Publication Name: Food Sci Technol Res.
Publication Details: Volume 17; No.4; Pages 301-310


Brown linseed (Linum ustatissimum) is pressed to produce oil, and the remaining linseed meal is rich in protein and soluble dietary fiber. To utilize the derivatives of linseed meal as food ingredients or additives, linseed meal was fractionated by controlling pH on a pilot plant scale. Chemical composition, functional properties and health related bioactivities, such as angiotensin converting enzyme (ACE) inhibition and antioxidant activities, of the fractions were then analyzed. The alkaline soluble protein had the highest content of secoisolariciresinol diglucoside (SDG) and showed good emulsification activity, comparable to that of whole egg. The acid soluble fraction showed the highest viscosity. ACE inhibition, antioxidant activities, and bile acid binding activity were observed in the soluble dietary fiber fraction. There was no correlation between SDG content and bioactivities. These findings indicate that the acid-soluble fraction is useful as a food ingredient to increase viscosity, while the soluble dietary fiber fraction has health-related features. (Authors abstract)

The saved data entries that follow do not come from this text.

template <int W16>
__global__ __launch_bounds__(kThreads, 1) void wgrad_bf16x3_kernel(const WgradArgs a) {
  constexpr int U = 4 / cgcd(W16, 4);
  constexpr int NS = U * W16;
  constexpr int E = (3 + W16 - 1) / W16;
  const int tid = threadIdx.x;
  const int lane = tid & 63;
  const int wave = __builtin_amdgcn_readfirstlane(tid >> 6);
  const int nq = a.nqi * a.nqj;
  const int qi = (wave % nq) / a.nqj, qj = (wave % nq) % a.nqj, sub = wave / nq;
  const int half = lane >> 5, r = lane & 31;

  const int nwg = a.nranges * a.ndzdy;
  int wg;
  {
    const int bid = blockIdx.x, q = nwg >> 3, rem = nwg & 7;
    const int xcd = bid & 7, idx = bid >> 3;
    wg = (xcd < rem ? xcd * (q + 1) : rem * (q + 1) + (xcd - rem) * q) + idx;
  }
  const int range = wg / a.ndzdy, dzdy = wg % a.ndzdy;
  int dz, dy, pz = 0, py = 0, px = 0, dd = 0, cls = 0;
  if (a.up) {
    const int nd2 = a.ndzdy == 32 ? 4 : 2;
    cls = dzdy / nd2; dd = dzdy % nd2;
    pz = a.ndzdy == 32 ? (cls >> 2) & 1 : 0; py = (cls >> 1) & 1; px = cls & 1;
    dz = a.ndzdy == 32 ? (dd >> 1) + pz - 1 : 0;
    dy = (dd & 1) + py - 1;
  } else {
    dz = a.ndzdy == 9 ? dzdy / 3 - 1 : 0;
    dy = (a.ndzdy == 9 ? dzdy % 3 : dzdy) - 1;
  }
  const int gs = a.up ? 2 : 1;
  const int ci0 = blockIdx.y * 128 + qi * 64, co0 = blockIdx.z * 128 + qj * 64;
  if (ci0 >= a.Cin || co0 >= a.Cout) return;

  const int ppe = (a.pairs_per_range + a.nsub - 1) / a.nsub;
  const int row0 = 2 * (range * a.pairs_per_range + sub * ppe);
  int row1 = row0 + 2 * ppe;
  if (row1 > 2 * (range + 1) * a.pairs_per_range) row1 = 2 * (range + 1) * a.pairs_per_range;
  if (row1 > a.nrows) row1 = a.nrows;
  const int erange = range * a.nsub + sub;
  const int cia = ci0 + 2 * r, coa = co0 + 2 * r;
  const bool ci_ok = cia < a.Cin, co_ok = coa < a.Cout;
  const float* zb = a.zeros;

  struct Row { const float* xb; const float* gb; bool xz; };
  auto row_setup = [&](int row) -> Row {
    Row rw;
    const bool ok = row < row1;
    const int y = row % a.H;
    const int t = row / a.H;
    const int z = t % a.D;
    const int b = t / a.D;
    const int zs = z + dz, ys = y + dy;
    const bool xv = ok && zs >= 0 && zs < a.D && ys >= 0 && ys < a.H && ci_ok;
    const bool gv = ok && co_ok;
    const int64_t gvox = ((static_cast<int64_t>(b) * a.gD + (z * gs + pz)) * a.gH + (y * gs + py)) * a.gW + px;
    const int64_t xvox = ((static_cast<int64_t>(b) * a.D + zs) * a.H + ys) * a.W;
    rw.xb = xv ? a.x + (xvox + 8 * half) * a.Cin + cia : zb;
    rw.gb = gv ? a.g + (gvox + 8 * half * gs) * a.Cout + coa : zb;
    rw.xz = !xv;
    return rw;
  };
// ... 869 lines not shown
    else if (W == 96) DF_WXY(12, 0);
    else if (W == 48 && c128) DF_WXY(6, 128);
    else if (W == 48) DF_WXY(6, 0);
    else if (W == 112) DF_WXY(14, 0);
    else if (W == 56) DF_WXY(7, 0);
    else if (W == 32 && c128) DF_WXY(4, 128);
    else if (W == 32) DF_WXY(4, 0);
    else if (c128) DF_WXY(2, 128);
    else DF_WXY(2, 0);
#undef DF_WXY
    const int ndz = kz == 3 ? 3 : 1;
    const int64_t tot = static_cast<int64_t>(ndz) * Cin * Cout;
    const int64_t rgx = ceil_div(tot, 32);
    hipLaunchKernelGGL(wgrad_wxy_reduce_kernel, dim3((unsigned)rgx), dim3(kThreads), 0, s, a.partial, a.bpartial, gw, gb,
                       p.nranges * p.nsub, ndz, (int)Cin, (int)Cout, p.Cinp, p.Coutp);
    return df::launched("df_conv_wgrad(winograd-xy)");
  } else if (algo == 1) {
    const bool c128 = Cin == 128 && Cout == 128;
    if (W == 64 && c128) hipLaunchKernelGGL((wgrad_wx_kernel<8, 128>), grid, dim3(kThreads), 0, s, a);
    else if (W == 64) hipLaunchKernelGGL((wgrad_wx_kernel<8, 0>), grid, dim3(kThreads), 0, s, a);
    else if (W == 128) hipLaunchKernelGGL((wgrad_wx_kernel<16, 0>), grid, dim3(kThreads), 0, s, a);
    else if (W == 96) hipLaunchKernelGGL((wgrad_wx_kernel<12, 0>), grid, dim3(kThreads), 0, s, a);
    else if (W == 48) hipLaunchKernelGGL((wgrad_wx_kernel<6, 0>), grid, dim3(kThreads), 0, s, a);
    else if (W == 112) hipLaunchKernelGGL((wgrad_wx_kernel<14, 0>), grid, dim3(kThreads), 0, s, a);
    else if (W == 56) hipLaunchKernelGGL((wgrad_wx_kernel<7, 0>), grid, dim3(kThreads), 0, s, a);
    else if (W == 32 && c128) hipLaunchKernelGGL((wgrad_wx_kernel<4, 128>), grid, dim3(kThreads), 0, s, a);
    else if (W == 32) hipLaunchKernelGGL((wgrad_wx_kernel<4, 0>), grid, dim3(kThreads), 0, s, a);
    else if (c128) hipLaunchKernelGGL((wgrad_wx_kernel<2, 128>), grid, dim3(kThreads), 0, s, a);
    else hipLaunchKernelGGL((wgrad_wx_kernel<2, 0>), grid, dim3(kThreads), 0, s, a);
    const int64_t tot = static_cast<int64_t>(p.ndzdy) * Cin * Cout;
    const int64_t rgx = ceil_div(tot, 32) + (gb ? ceil_div(Cout, 32) : 0);
    hipLaunchKernelGGL(wgrad_wx_reduce_kernel, dim3((unsigned)rgx), dim3(kThreads), 0, s, a.partial, a.bpartial, gw, gb,
                       p.nranges * p.nsub, p.ndzdy, (int)Cin, (int)Cout, p.Cinp, p.Coutp);
    return df::launched("df_conv_wgrad(winograd-x)");
  } else {
  const int wp8 = a.Wp / 8;
  const bool exact = (W % 8) == 0;
  if (xvec && gvec && exact && wp8 == 8) hipLaunchKernelGGL((wgrad_kernel<true, true, 8>), grid, dim3(kThreads), 0, s, a);
  else if (xvec && gvec && exact && wp8 == 16) hipLaunchKernelGGL((wgrad_kernel<true, true, 16>), grid, dim3(kThreads), 0, s, a);
  else if (xvec && gvec && exact && wp8 == 4) hipLaunchKernelGGL((wgrad_kernel<true, true, 4>), grid, dim3(kThreads), 0, s, a);
  else if (xvec && gvec && exact && wp8 == 14) hipLaunchKernelGGL((wgrad_kernel<true, true, 14>), grid, dim3(kThreads), 0, s, a);
  else if (xvec && gvec && exact && wp8 == 12) hipLaunchKernelGGL((wgrad_kernel<true, true, 12>), grid, dim3(kThreads), 0, s, a);
  else if (xvec && gvec && exact && wp8 == 7) hipLaunchKernelGGL((wgrad_kernel<true, true, 7>), grid, dim3(kThreads), 0, s, a);
  else if (xvec && gvec && exact && wp8 == 2) hipLaunchKernelGGL((wgrad_kernel<true, true, 2>), grid, dim3(kThreads), 0, s, a);
  else if (xvec && gvec && exact && wp8 == 3) hipLaunchKernelGGL((wgrad_kernel<true, true, 3>), grid, dim3(kThreads), 0, s, a);
  else if (xvec && gvec && exact && wp8 == 6) hipLaunchKernelGGL((wgrad_kernel<true, true, 6>), grid, dim3(kThreads), 0, s, a);
  else if (xvec && gvec) hipLaunchKernelGGL((wgrad_kernel<true, true, 0>), grid, dim3(kThreads), 0, s, a);
  else if (xvec) hipLaunchKernelGGL((wgrad_kernel<true, false, 0>), grid, dim3(kThreads), 0, s, a);
  else if (gvec) hipLaunchKernelGGL((wgrad_kernel<false, true, 0>), grid, dim3(kThreads), 0, s, a);
  else hipLaunchKernelGGL((wgrad_kernel<false, false, 0>), grid, dim3(kThreads), 0, s, a);
  }
  const int64_t total = static_cast<int64_t>(p.taps) * Cin * Cout;
  const int64_t rg = ceil_div(total, 32) + (gb ? ceil_div(Cout, 32) : 0);
  hipLaunchKernelGGL(wgrad_reduce_kernel, dim3((unsigned)rg), dim3(kThreads), 0, s, a.partial, a.bpartial, gw, gb,
                     p.nranges * p.nsub, p.taps, (int)Cin, (int)Cout, p.Cinp, p.Coutp);
  return df::launched("df_conv_wgrad");
}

Many researchers attempted to utilize whole linseed by fractionation; however, these purification methods are time consuming, expensive or decompose useful compounds such as phenolic acids. The objectives of the present study were to determine the chemical composition and functional properties of linseed fractions as food ingredients, and to evaluate the health related efficacy of these linseed fractions using various in vitro methodologies.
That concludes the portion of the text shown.